*Your assignment*
Show every line of the data that includes the word "struct".
Raw data below:
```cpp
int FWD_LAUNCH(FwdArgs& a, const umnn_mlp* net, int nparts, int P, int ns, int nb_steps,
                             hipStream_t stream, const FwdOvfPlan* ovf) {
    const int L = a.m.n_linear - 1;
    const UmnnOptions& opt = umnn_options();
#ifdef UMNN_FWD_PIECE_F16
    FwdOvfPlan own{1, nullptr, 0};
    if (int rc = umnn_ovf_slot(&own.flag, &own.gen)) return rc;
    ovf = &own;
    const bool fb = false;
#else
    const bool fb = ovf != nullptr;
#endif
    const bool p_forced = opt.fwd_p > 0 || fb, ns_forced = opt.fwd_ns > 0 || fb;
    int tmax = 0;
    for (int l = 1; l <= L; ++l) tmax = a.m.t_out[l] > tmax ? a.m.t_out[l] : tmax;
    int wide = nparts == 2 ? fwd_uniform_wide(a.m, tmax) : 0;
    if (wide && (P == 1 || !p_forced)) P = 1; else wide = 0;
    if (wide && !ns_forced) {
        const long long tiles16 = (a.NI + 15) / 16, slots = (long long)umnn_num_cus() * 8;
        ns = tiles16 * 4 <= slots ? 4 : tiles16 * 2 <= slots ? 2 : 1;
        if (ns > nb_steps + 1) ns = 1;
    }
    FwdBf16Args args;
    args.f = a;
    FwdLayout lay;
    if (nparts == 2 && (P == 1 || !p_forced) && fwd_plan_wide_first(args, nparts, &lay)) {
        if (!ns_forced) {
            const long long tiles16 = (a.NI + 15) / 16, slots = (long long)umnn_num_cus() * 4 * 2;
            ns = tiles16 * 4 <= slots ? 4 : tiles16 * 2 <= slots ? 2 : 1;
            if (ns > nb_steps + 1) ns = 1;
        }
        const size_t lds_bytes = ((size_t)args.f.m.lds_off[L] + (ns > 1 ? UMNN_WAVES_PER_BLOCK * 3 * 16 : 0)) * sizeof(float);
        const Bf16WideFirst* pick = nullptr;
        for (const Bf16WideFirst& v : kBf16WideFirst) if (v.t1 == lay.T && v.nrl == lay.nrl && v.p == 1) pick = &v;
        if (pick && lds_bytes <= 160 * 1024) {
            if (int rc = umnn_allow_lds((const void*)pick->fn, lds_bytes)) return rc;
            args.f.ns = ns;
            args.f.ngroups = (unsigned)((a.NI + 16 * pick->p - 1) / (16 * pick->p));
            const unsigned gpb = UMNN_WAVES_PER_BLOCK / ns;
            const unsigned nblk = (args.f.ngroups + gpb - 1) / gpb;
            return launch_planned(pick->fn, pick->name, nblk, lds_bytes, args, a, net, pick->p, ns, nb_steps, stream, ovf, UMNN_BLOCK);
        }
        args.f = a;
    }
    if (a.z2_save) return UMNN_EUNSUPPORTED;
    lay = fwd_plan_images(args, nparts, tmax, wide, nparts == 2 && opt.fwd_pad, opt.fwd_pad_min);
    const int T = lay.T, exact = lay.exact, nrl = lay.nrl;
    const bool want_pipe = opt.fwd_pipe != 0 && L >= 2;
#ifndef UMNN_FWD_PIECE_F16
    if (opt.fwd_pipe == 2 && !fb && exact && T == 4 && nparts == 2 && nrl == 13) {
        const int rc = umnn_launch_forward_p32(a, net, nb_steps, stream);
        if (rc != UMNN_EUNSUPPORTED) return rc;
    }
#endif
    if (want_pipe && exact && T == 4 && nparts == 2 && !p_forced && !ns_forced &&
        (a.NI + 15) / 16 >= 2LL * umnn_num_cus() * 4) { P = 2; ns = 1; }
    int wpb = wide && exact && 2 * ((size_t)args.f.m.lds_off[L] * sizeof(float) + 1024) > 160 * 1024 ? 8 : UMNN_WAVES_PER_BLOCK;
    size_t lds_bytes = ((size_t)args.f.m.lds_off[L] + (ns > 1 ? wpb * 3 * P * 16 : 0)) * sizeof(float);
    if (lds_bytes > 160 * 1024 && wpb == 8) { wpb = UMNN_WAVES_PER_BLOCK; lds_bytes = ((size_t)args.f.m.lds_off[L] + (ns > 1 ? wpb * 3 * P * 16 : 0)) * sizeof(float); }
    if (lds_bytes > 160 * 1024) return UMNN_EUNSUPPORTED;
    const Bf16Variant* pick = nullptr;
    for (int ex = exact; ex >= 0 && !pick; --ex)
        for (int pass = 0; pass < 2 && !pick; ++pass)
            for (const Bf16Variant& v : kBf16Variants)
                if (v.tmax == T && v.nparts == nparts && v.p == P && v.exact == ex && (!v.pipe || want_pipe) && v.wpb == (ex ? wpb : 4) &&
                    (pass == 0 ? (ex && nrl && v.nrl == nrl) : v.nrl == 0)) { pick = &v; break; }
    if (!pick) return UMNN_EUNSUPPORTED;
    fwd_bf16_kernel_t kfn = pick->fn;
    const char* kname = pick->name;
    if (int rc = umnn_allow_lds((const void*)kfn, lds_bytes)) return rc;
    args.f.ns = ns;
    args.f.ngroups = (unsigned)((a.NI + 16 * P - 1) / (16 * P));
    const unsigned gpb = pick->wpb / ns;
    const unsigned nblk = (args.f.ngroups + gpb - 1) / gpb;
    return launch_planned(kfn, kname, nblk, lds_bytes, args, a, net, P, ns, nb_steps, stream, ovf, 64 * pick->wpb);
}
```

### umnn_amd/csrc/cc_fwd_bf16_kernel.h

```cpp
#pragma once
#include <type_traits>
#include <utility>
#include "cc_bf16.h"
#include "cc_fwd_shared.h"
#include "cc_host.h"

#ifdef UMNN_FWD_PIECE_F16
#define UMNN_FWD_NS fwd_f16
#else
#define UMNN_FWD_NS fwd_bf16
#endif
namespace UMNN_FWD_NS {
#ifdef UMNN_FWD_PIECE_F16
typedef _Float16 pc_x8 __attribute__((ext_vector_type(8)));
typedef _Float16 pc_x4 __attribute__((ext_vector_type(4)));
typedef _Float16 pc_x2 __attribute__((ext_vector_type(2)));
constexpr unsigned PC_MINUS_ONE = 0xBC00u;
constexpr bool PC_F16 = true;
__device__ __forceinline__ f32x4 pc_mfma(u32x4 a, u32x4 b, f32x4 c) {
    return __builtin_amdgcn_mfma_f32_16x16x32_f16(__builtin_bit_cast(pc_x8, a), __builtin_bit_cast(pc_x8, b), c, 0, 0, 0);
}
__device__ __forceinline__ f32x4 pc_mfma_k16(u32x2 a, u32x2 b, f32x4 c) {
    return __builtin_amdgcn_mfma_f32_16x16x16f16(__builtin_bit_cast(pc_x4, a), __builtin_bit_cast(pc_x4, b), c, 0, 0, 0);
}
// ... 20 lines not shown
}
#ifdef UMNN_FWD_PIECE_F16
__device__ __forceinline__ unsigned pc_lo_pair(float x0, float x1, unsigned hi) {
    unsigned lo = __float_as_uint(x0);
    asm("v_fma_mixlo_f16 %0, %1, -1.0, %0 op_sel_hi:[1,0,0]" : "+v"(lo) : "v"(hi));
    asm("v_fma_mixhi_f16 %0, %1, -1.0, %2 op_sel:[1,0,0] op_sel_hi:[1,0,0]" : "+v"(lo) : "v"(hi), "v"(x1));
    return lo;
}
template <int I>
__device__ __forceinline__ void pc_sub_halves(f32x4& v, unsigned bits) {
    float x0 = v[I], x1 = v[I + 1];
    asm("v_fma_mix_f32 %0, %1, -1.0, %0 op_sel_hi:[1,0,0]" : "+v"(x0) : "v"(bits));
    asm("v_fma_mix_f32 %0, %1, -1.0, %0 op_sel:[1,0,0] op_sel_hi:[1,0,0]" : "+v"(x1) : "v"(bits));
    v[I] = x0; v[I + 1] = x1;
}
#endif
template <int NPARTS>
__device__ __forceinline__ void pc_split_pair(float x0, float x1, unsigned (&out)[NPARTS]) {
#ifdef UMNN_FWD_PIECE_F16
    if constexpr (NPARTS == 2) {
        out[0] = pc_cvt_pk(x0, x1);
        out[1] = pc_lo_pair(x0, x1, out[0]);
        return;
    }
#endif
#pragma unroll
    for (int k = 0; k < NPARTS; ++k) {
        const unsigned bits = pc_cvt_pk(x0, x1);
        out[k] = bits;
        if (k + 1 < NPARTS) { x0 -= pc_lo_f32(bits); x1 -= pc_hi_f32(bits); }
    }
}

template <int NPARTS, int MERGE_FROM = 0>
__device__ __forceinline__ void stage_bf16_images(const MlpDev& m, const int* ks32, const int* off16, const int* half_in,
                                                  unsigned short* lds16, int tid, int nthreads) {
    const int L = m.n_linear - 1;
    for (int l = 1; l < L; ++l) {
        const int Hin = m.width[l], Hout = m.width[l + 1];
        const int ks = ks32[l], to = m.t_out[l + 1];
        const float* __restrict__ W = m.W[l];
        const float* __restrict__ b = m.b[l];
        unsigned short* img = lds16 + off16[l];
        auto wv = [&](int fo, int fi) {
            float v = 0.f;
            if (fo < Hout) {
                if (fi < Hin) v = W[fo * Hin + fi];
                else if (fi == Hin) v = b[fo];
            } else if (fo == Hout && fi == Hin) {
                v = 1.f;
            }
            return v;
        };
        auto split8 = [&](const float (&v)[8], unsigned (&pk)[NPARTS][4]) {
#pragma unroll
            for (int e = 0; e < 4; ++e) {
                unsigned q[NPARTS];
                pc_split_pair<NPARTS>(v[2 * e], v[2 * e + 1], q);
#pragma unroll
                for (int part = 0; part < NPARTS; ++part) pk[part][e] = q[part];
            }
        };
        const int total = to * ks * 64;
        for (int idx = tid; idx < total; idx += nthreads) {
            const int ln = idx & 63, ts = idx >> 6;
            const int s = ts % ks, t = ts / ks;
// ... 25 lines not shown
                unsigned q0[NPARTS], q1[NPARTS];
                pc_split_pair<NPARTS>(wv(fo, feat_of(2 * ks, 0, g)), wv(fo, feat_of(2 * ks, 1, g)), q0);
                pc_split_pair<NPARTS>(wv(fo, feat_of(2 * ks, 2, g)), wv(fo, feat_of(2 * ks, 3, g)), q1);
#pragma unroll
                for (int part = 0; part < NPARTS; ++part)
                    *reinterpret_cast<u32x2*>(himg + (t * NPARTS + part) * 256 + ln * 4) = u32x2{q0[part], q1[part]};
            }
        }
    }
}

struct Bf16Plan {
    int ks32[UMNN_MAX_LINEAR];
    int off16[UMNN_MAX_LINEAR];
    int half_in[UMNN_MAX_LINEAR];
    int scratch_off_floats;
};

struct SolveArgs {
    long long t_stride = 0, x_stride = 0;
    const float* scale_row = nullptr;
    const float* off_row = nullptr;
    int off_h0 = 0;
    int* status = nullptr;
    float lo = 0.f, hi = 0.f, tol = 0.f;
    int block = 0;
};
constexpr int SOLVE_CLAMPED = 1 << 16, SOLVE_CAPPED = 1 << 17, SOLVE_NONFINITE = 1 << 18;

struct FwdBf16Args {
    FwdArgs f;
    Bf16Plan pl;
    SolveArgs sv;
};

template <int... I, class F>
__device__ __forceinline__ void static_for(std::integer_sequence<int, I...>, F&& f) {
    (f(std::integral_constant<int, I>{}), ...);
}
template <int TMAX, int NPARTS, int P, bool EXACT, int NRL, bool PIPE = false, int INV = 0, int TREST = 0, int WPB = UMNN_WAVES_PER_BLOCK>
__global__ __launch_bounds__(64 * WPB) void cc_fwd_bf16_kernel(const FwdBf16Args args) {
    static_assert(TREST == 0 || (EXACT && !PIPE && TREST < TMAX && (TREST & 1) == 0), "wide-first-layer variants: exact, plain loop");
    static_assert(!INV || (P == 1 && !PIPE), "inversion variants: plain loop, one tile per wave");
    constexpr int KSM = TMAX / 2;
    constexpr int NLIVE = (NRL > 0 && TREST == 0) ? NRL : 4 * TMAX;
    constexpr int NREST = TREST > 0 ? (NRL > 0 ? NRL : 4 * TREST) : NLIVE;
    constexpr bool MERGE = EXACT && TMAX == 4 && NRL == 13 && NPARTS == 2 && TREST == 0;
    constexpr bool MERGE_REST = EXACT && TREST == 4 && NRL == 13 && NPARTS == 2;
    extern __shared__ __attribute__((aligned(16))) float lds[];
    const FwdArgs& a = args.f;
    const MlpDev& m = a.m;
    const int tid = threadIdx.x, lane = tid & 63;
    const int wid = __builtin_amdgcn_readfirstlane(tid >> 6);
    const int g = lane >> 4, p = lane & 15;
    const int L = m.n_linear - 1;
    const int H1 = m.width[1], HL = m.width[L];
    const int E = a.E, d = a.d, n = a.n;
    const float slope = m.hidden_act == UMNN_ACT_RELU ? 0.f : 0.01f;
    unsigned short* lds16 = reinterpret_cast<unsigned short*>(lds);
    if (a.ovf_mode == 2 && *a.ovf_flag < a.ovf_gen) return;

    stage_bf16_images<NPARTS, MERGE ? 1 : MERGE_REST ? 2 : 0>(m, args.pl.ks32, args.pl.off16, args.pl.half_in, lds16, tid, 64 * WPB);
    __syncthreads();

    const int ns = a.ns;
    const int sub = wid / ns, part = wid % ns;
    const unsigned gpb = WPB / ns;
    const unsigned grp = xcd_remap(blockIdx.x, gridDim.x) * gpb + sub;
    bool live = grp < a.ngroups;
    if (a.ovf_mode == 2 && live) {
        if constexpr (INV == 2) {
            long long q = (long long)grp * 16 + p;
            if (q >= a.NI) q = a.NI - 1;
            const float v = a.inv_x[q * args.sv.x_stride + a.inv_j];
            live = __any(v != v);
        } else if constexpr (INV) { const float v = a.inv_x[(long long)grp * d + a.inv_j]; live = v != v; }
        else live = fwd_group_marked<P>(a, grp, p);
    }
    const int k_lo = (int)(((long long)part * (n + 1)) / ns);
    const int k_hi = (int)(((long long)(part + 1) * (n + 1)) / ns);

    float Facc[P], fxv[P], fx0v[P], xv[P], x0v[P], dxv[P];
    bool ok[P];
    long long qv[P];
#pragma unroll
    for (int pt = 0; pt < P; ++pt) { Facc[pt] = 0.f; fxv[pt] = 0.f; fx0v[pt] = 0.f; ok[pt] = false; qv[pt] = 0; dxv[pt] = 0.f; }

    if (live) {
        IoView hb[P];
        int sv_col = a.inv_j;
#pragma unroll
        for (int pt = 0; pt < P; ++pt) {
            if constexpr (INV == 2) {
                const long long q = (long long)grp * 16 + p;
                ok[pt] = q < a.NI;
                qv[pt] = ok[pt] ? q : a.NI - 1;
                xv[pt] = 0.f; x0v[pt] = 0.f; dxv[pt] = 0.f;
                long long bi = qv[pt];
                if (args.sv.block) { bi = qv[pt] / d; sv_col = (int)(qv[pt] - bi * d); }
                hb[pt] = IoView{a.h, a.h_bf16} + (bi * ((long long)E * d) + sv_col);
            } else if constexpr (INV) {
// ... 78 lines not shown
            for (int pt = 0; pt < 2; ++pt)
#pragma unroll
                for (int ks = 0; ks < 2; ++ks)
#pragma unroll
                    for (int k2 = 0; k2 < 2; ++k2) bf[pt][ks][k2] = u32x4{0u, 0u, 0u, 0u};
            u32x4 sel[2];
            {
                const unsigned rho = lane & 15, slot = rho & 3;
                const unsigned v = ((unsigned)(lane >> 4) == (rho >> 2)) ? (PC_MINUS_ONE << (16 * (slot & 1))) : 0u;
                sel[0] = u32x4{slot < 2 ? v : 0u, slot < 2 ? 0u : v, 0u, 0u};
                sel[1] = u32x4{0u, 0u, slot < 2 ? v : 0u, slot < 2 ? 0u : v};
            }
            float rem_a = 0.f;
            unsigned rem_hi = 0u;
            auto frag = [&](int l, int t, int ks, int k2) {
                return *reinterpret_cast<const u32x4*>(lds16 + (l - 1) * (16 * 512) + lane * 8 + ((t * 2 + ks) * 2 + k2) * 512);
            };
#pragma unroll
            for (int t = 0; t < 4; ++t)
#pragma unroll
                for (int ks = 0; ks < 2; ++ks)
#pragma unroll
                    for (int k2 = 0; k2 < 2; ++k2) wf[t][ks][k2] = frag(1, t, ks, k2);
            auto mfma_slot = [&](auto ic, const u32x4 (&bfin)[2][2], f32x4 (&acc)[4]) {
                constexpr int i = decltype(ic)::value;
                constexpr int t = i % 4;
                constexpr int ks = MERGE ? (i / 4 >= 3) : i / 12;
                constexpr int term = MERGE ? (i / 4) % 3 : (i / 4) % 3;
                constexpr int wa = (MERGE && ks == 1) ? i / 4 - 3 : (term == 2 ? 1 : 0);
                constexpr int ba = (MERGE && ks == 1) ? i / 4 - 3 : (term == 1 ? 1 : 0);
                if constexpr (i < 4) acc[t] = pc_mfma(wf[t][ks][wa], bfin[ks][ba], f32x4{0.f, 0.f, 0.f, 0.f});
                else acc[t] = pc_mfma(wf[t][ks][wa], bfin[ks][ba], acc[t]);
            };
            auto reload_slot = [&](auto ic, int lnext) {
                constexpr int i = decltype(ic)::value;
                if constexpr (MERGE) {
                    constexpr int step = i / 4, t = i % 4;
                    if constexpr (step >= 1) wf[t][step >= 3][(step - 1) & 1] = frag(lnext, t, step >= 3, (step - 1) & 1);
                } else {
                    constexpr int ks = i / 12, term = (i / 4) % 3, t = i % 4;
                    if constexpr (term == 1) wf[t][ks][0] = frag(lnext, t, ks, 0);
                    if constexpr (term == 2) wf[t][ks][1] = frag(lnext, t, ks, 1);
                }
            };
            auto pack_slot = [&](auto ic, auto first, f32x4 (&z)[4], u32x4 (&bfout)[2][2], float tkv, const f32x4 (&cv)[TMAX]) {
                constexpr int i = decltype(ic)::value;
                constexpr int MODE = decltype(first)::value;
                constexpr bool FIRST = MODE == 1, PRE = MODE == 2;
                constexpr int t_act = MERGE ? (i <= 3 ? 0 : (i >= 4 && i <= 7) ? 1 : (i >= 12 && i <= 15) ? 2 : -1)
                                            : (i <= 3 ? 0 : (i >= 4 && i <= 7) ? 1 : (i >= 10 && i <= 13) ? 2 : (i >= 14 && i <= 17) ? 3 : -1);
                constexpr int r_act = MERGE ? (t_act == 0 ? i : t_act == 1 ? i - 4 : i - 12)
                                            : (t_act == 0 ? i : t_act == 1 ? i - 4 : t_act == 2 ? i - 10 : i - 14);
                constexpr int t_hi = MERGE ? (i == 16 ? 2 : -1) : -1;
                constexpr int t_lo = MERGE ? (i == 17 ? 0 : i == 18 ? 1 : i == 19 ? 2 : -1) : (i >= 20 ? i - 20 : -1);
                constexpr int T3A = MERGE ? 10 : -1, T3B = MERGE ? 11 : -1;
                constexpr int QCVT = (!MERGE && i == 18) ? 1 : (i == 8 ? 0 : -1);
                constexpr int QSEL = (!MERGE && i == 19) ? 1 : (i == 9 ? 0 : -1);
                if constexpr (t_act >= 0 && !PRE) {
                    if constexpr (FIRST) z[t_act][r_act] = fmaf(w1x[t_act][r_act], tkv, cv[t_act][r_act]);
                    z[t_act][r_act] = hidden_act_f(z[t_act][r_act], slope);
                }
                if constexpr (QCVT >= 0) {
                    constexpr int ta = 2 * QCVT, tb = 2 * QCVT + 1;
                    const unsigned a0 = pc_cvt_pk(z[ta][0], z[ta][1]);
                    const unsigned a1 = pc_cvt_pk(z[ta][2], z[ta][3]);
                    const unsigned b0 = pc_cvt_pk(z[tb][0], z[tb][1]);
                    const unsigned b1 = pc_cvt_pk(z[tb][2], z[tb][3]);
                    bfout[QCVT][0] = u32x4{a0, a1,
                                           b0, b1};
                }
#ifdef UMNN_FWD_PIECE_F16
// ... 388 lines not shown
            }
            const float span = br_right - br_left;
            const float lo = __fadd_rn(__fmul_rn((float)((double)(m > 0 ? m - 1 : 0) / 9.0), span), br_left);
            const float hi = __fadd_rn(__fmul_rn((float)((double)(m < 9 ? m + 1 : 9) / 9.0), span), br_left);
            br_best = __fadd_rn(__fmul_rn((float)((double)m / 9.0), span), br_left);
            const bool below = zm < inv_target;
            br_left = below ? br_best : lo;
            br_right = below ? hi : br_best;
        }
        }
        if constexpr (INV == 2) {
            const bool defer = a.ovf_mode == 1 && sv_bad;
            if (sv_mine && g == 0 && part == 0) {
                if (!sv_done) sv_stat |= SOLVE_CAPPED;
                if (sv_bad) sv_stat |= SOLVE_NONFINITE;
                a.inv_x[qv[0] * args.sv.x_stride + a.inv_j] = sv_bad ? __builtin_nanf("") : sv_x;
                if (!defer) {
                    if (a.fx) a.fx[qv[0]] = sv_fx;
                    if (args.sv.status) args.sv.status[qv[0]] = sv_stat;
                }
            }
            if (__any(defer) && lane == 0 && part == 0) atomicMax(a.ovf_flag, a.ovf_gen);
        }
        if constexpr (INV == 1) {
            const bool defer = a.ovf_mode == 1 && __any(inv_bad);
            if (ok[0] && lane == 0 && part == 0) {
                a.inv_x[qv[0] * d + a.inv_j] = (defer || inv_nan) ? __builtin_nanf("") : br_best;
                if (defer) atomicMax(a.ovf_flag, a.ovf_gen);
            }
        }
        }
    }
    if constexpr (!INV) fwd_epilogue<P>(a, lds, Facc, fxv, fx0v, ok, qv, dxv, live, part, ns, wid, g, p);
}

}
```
End of Raw data.
*Reply*
struct Bf16Plan {
struct SolveArgs {
struct FwdBf16Args {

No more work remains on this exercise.